# Axeing Roundhouse Kick



## Lynne (Oct 12, 2007)

We did the axeing roundhouse kick drills last night as wall kicks.  Some were slow, 5 seconds down and 5 seconds back.  Oh, that felt good!  Joking of course.

The axeing roundhouse kick feels vey awkward but so does the hook kick (to me).  I want to make sure I'm doing it correctly.  We extended our legs as in a regular roundhouse kick, then we rotated the leg forward and down, turning our foot down (over the hill), and then we rotated our leg backward, bringing the foot "back over the hill," so that we were making an arcing motion.  My understanding is that you keep the hips fairly stationery, only rotating the leg.  Why don't you use the hips or am I misunderstanding that part?  Is that correct? Also, can you tell me what the applications of an axeing roundhouse kick are?  Have you mastered the axeing kick?  How long did it take you?  My instructor last night said it has taken him about 6 years.


----------



## JT_the_Ninja (Oct 12, 2007)

Not completely sure I understand the kick you mean, but if you're not using your hip, you're going to hurt yourself. That's one of those rules of kicking, and especially roundhouse kicking.


----------



## Lynne (Oct 12, 2007)

JT_the_Ninja said:


> Not completely sure I understand the kick you mean, but if you're not using your hip, you're going to hurt yourself. That's one of those rules of kicking, and especially roundhouse kicking.

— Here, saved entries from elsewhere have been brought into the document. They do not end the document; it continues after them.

__device__ __forceinline__ void sw_row_pk(unsigned (&P)[4], const unsigned (&sp)[4], const int bl, const int bprev, const int lane8k, const int lane0) {
    const int plast = (int)(P[3] >> 16);
    const int d0 = __builtin_amdgcn_update_dpp(bprev + 8 * PKK, plast, 0x138 , 0xf, 0xf, false) - 8 * PKK;
    us2 y[4];
#pragma unroll
    for (int m = 0; m < 4; m++) {
        const unsigned S = m ? __builtin_amdgcn_alignbit(P[m], P[m - 1], 16) : ((P[0] << 16) | (unsigned)d0);
        const us2 sd = pk_of(S) + pk_of(sp[m]);
        const us2 up = __builtin_elementwise_sub_sat(pk_of(P[m]), (us2){8, 8});
        const us2 fl = {(unsigned short)(8 * (2 * m + 1)), (unsigned short)(8 * (2 * m + 2))};
        y[m] = __builtin_elementwise_max(__builtin_elementwise_max(sd, up), fl);
    }
#pragma unroll
    for (int m = 0; m < 4; m++) {
        const us2 lo = {y[m].x, y[m].x};
        y[m] = __builtin_elementwise_max(y[m], lo);
        if (m) { const us2 ph = {y[m - 1].y, y[m - 1].y}; y[m] = __builtin_elementwise_max(y[m], ph); }
    }
    int z = (int)y[3].y + lane8k;
    z = max(z, bl + lane0);
    z = wave_scan_max(z);
    const int hl = __builtin_amdgcn_update_dpp(bl, z, 0x138, 0xf, 0xf, false) - lane8k;
    const us2 hl2 = {(unsigned short)hl, (unsigned short)hl};
#pragma unroll
    for (int m = 0; m < 4; m++) P[m] = un_pk(__builtin_elementwise_max(y[m], hl2));
}

template <int WW>
__global__ __launch_bounds__(64 * WW) __attribute__((amdgpu_waves_per_eu(8, 8))) void k_sw_fill_pk(const SwPair* pairs, const char* chars, int* rowsave, int* colsave,
                                                       int* blkmax, int* prog, int* ticket, int* res) {
    constexpr int K = PKK;
    __shared__ int s_ticket;
    if (threadIdx.x == 0) s_ticket = atomicAdd(&ticket[blockIdx.y], 1);
    __syncthreads();
    const int ss = s_ticket;
    const SwPair p = pairs[blockIdx.y];
    if (p.n1 <= 0 || p.n2 <= 0 || ss * WW * 64 * K >= p.n2) return;
    int* prog_my = prog + (int64_t)blockIdx.y * gridDim.x + ss;
    const bool has_next = (ss + 1) * WW * 64 * K < p.n2;
    int seen = 0;
    const int t = threadIdx.x, w = t >> 6, l = t & 63;
    const int gw = ss * WW + w;
    const int wfirst = gw * 64 * K;
    const bool wave_on = wfirst < p.n2;
    const int jbase = wfirst + l * K;
    const char* s1 = chars + p.s1_off;
    const char* s2 = chars + p.s2_off;
    __shared__ uint4 s_sp[4][64 * WW];
    unsigned P[4], bmk[4], c2p[4];
    {
        unsigned tb[4][4];
#pragma unroll
        for (int m = 0; m < 4; m++) {
            const unsigned a = jbase + 2 * m < p.n2 ? (unsigned)(unsigned char)s2[jbase + 2 * m] : 0u, b = jbase + 2 * m + 1 < p.n2 ? (unsigned)(unsigned char)s2[jbase + 2 * m + 1] : 0u;
            c2p[m] = (a << 4) | (b << 20);
            auto tab = [&](unsigned ch) { return (a == ch ? 13u : 4u) | ((b == ch ? 13u : 4u) << 16); };
            tb[0][m] = tab('A'); tb[1][m] = tab('C'); tb[2][m] = tab('G'); tb[3][m] = tab('T');
            P[m] = (unsigned)(8 * (2 * m + 1)) | ((unsigned)(8 * (2 * m + 2)) << 16);
            bmk[m] = 0u;
        }
#pragma unroll
        for (int q = 0; q < 4; q++) s_sp[q][threadIdx.x] = make_uint4(tb[q][0], tb[q][1], tb[q][2], tb[q][3]);
    }
    const int lane0 = l ? -(1 << 29) : 0, lane8k = 8 * K * l;
    __shared__ int hand[WW][2][SWB];
    const bool keeps = ((jbase + K) & 63) == 0 && jbase + K <= p.n2;
    int* csave = colsave + p.col_off + (int64_t)((jbase + K) >> 6) * (p.n1 + 1);
    const int* cprev = colsave + p.col_off + (int64_t)(wfirst >> 6) * (p.n1 + 1);
    if (wave_on && keeps) csave[0] = 0;
    int bprev = 0;
    const int nchunks = (p.n1 + SWB - 1) / SWB;
    auto fetch = [&](int c, int& ch, int& bd) {
        ch = 1; bd = 0;
        const int i0 = c * SWB;
        if (w == 0 && ss > 0 && c >= 0 && c < nchunks) {
            const int need = min(p.n1, (i0 + SWB + 63) & ~63);
            int spins = 0;
            for (; seen < need && spins < SW_SPIN_LIMIT; spins++) {
                seen = __hip_atomic_load(prog_my - 1, __ATOMIC_ACQUIRE, __HIP_MEMORY_SCOPE_AGENT);
                if (seen < need) __builtin_amdgcn_s_sleep(8);
            }
            if (seen < need && l == 0) atomicOr(&res[p.res_off + 5], 1);
        }
        if (wave_on && c >= 0 && c < nchunks && l < SWB && i0 + l < p.n1) {
            ch = (int)(unsigned char)s1[i0 + l];
            if (w == 0 && gw > 0) bd = cprev[i0 + 1 + l];
        }
    };
    int ch_nx, bd_nx;
    fetch(0 - w, ch_nx, bd_nx);
    for (int s = 0; s < nchunks + WW - 1; s++) {
        const int c = s - w;
        const int ch1 = ch_nx, bd1 = bd_nx;
        fetch(c + 1, ch_nx, bd_nx);
        if (wave_on && c >= 0 && c < nchunks) {
            const int i0 = c * SWB;
            int bnd = bd1;
            if (w > 0 && l < SWB && i0 + l < p.n1) bnd = hand[w - 1][(s - 1) & 1][l];
            int hl[SWB];
#pragma unroll
            for (int r = 0; r < SWB; r++) hl[r] = 0;
#pragma unroll
            for (int r = 0; r < SWB; r++) {
                if (i0 + r < p.n1) {
                    const int bl = __builtin_amdgcn_readlane(bnd, r), c1 = __builtin_amdgcn_readlane(ch1, r);
                    const int bidx = c1 == 'A' ? 0 : c1 == 'C' ? 1 : c1 == 'G' ? 2 : c1 == 'T' ? 3 : -1;
                    unsigned sp[4];
                    if (bidx >= 0) {
                        const uint4 v = s_sp[bidx][threadIdx.x];
                        sp[0] = v.x; sp[1] = v.y; sp[2] = v.z; sp[3] = v.w;
                    } else {
                        const unsigned c1p = ((unsigned)c1 << 4) | ((unsigned)c1 << 20);
#pragma unroll
                        for (int m = 0; m < 4; m++) sp[m] = un_pk((us2){13, 13} - __builtin_elementwise_min(pk_of(c2p[m] ^ c1p), (us2){9, 9}));
                    }
                    sw_row_pk(P, sp, bl, bprev, lane8k, lane0);
                    bprev = bl;
#pragma unroll
                    for (int m = 0; m < 4; m++) bmk[m] = un_pk(__builtin_elementwise_max(pk_of(bmk[m]), pk_of(P[m])));
                    const int hlast = (int)(P[3] >> 16) - 8 * K;
                    if (l == 63) hand[w][s & 1][r] = hlast;
                    hl[r] = hlast;
                }
            }
            if (keeps) {
                if (i0 + SWB <= p.n1) {
                    typedef int v4i_a4 __attribute__((ext_vector_type(4), aligned(4)));
                    *(v4i_a4*)(csave + i0 + 1) = (v4i_a4){hl[0], hl[1], hl[2], hl[3]};
                    *(v4i_a4*)(csave + i0 + 5) = (v4i_a4){hl[4], hl[5], hl[6], hl[7]};
                } else {
#pragma unroll
                    for (int r = 0; r < SWB; r++) if (i0 + r < p.n1) csave[i0 + r + 1] = hl[r];
                }
            }
            const int iend = min(i0 + SWB, p.n1);
            if ((iend & 63) == 0 || iend == p.n1) {
                const int q = (iend - 1) >> 6;
                int bm = 0;
#pragma unroll
                for (int m = 0; m < 4; m++) {
                    bm = max(bm, (int)(bmk[m] & 0xffffu) - 8 * (2 * m + 1));
                    bm = max(bm, (int)(bmk[m] >> 16) - 8 * (2 * m + 2));
                    bmk[m] = 0u;
                }
                for (int o = 32; o; o >>= 1) bm = max(bm, __shfl_xor(bm, o));
                if (l == 0) blkmax[p.blk_off + (int64_t)q * p.ngw + gw] = bm;
                if (has_next && w == WW - 1 && l == 63) __hip_atomic_store(prog_my, iend, __ATOMIC_RELEASE, __HIP_MEMORY_SCOPE_AGENT);
                if (iend < p.n1) {
                    int* rs = rowsave + p.row_off + (int64_t)(q + 1) * p.pitch + jbase;
#pragma unroll
                    for (int m = 0; m < 4; m++) {
                        if (jbase + 2 * m < p.n2) rs[2 * m] = (int)(P[m] & 0xffffu) - 8 * (2 * m + 1);
                        if (jbase + 2 * m + 1 < p.n2) rs[2 * m + 1] = (int)(P[m] >> 16) - 8 * (2 * m + 2);
                    }
                }
            }
        }
        asm volatile("s_waitcnt lgkmcnt(0)\n\ts_barrier" ::: "memory");
    }
}

template <int K, int MODE>
__device__ __forceinline__ void sw_tile(const SwPair& p, const char* s1, const char* s2, const int* rowsave, const int* colsave,
                                        const int q, const int c0, const int nrows, const int l, const int target, int& fc, int& fr,
                                        unsigned char (*codes)[64]) {
    const int jbase = c0 + l * K;
    int c2[K], G[K];
    const int* rs = rowsave + p.row_off + (int64_t)q * p.pitch + jbase;
#pragma unroll
    for (int k = 0; k < K; k++) {
        const bool ok = jbase + k < p.n2;
        c2[k] = ok ? (int)(unsigned char)s2[jbase + k] << 4 : 0;
        G[k] = ((ok && q > 0) ? rs[k] : 0) + 8 * k;
    }
    const int* cprev = colsave + p.col_off + (int64_t)(c0 >> 6) * (p.n1 + 1);
    int bprev = c0 > 0 ? cprev[64 * q] : 0;
    int bnd = 0, ch1 = 1;
    if (l < nrows) { ch1 = (int)(unsigned char)s1[64 * q + l] << 4; if (c0 > 0) bnd = cprev[64 * q + 1 + l]; }
    const int lane0 = l ? -(1 << 29) : 0;
    for (int r = 0; r < nrows; r++) {
        const int bl = __builtin_amdgcn_readlane(bnd, r), c1 = __builtin_amdgcn_readlane(ch1, r);
        const unsigned cd = sw_row<K, MODE>(G, c2, c1, bl, bprev, l, lane0, target, 64 * q + r + 1, jbase, fc, fr);
        if (MODE == 2) codes[r][l] = (unsigned char)cd;
        bprev = bl;
    }
}

template <int K>
__global__ __launch_bounds__(64) __attribute__((amdgpu_waves_per_eu(K <= 8 ? 8 : 4, 8))) void k_sw_trace(const SwPair* pairs, const char* chars, const int* rowsave, const int* colsave,
                                                 const int* blkmax, int* out, int* res) {
    __shared__ unsigned char codes[64][64];
#ifndef PS_WALKER_PRIO
#define PS_WALKER_PRIO 3
#endif
    if (PS_WALKER_PRIO > 0) __builtin_amdgcn_s_setprio(PS_WALKER_PRIO);
    const SwPair p = pairs[blockIdx.x];
    const int l = threadIdx.x;
    int* o = res + p.res_off;
    const char* s1 = chars + p.s1_off;
    const char* s2 = chars + p.s2_off;
    const int* bmx = blkmax + p.blk_off;
    int best = 0;
    if (p.n1 > 0 && p.n2 > 0)
        for (int k = l; k < p.nrb * p.ngw; k += 64) best = max(best, bmx[k]);
    for (int s = 32; s; s >>= 1) best = max(best, __shfl_xor(best, s));
    if (best <= 0) {
        if (l == 0) { o[0] = 0; o[1] = 0; o[2] = 0; o[3] = 0; o[4] = 0; }
        return;
    }
    int bi = 0, bj = 0;
    for (int gw = 0; gw < p.ngw && !bj; gw++) {
        int fc = 0x7fffffff, fr = 0x7fffffff;
        for (int q0 = 0; q0 < p.nrb; q0 += 64) {
            const int q = q0 + l;
            unsigned long long hit = __ballot(q < p.nrb && bmx[(int64_t)q * p.ngw + gw] == best);
            while (hit) {
                const int qq = q0 + (int)__builtin_ctzll(hit);
                hit &= hit - 1;
                sw_tile<K, 1>(p, s1, s2, rowsave, colsave, qq, gw * 64 * K, min(64, p.n1 - 64 * qq), l, best, fc, fr, codes);
            }
        }
        for (int s = 32; s; s >>= 1) {
            const int oc = __shfl_xor(fc, s), orow = __shfl_xor(fr, s);
            if (oc < fc || (oc == fc && orow < fr)) { fc = oc; fr = orow; }
        }
        if (fc != 0x7fffffff) { bj = fc; bi = fr; }
    }
    int* oi = out + p.out_off;
    int* oj = oi + (p.n1 + p.n2 + 2);
    int i = bi, j = bj, np = 0, nm = 0;
    bool done = false;
    while (!done && i > 0 && j > 0) {
        const int q = (i - 1) >> 6, cb = (j - 1) >> 6;
        const int r0 = 64 * q + 1, cfirst = 64 * cb + 1;
        int dc = 0, dr = 0;
        __syncthreads();
        sw_tile<1, 2>(p, s1, s2, rowsave, colsave, q, 64 * cb, i - 64 * q, l, 0, dc, dr, codes);
        __syncthreads();
        while (true) {
            if (!(i > 0 && j > 0)) { done = true; break; }
            if (i < r0 || j < cfirst) break;
            const int ii = i - l, jj = j - l;
            unsigned code = 0;
            if (ii >= r0 && jj >= cfirst) code = codes[ii - r0][jj - cfirst];
            const unsigned long long dm = __ballot((code & 7u) == 7u);
            const int run = __builtin_amdgcn_readfirstlane(dm == ~0ull ? 64 : (int)__builtin_ctzll(~dm));
            if (l < run) { oi[np + l] = ii; oj[np + l] = jj; }
            nm += (int)__popcll(__ballot((code & 8u) && l < run));
            np += run; i -= run; j -= run;
            if (run == 64) continue;
            if (!(i > 0 && j > 0)) { done = true; break; }
            if (i < r0 || j < cfirst) break;
            const unsigned cr = __builtin_amdgcn_readlane(code, run);
            if (!(cr & 4u)) { done = true; break; }
            const unsigned stp = cr & 3u;
            if (stp == 1u) { if (l == 0) { oi[np] = 0; oj[np] = j; } np++; j--; }
            else if (stp == 2u) { if (l == 0) { oi[np] = i; oj[np] = 0; } np++; i--; }
            else { done = true; break; }
        }
    }
    if (l == 0) { o[0] = best; o[1] = bi; o[2] = bj; o[3] = np; o[4] = nm; }
}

You know, it's funny.  I've just gotten the hang of engaging my waist and hips in roundhouse kicking.  What really taught me to do the kick correctly is drilling with Wavemasters.  Doing roundhouse kicks in sparring drills, we strike one side of the Wavemaster with one leg, then the other.  I found if I didn't twist my hips correctly, I'd stub my toes instead of striking with the top of my foot, so I really learned to twist.

I may have misunderstood something about the hips last night.  It was really loud in the Dojang.  We had such a large class we had to make four lines to warm up.

Maybe someone else can add some input, JT - you might call the kick something else.  When you kick out, you arc the foot down and then arc it back and down.


----------



## MBuzzy (Oct 12, 2007)

We have a very similar kick and I'm with JT - you MUST use your hips.  In fact, there are very few techniques in TSD or SBD that leave your hips stationary.  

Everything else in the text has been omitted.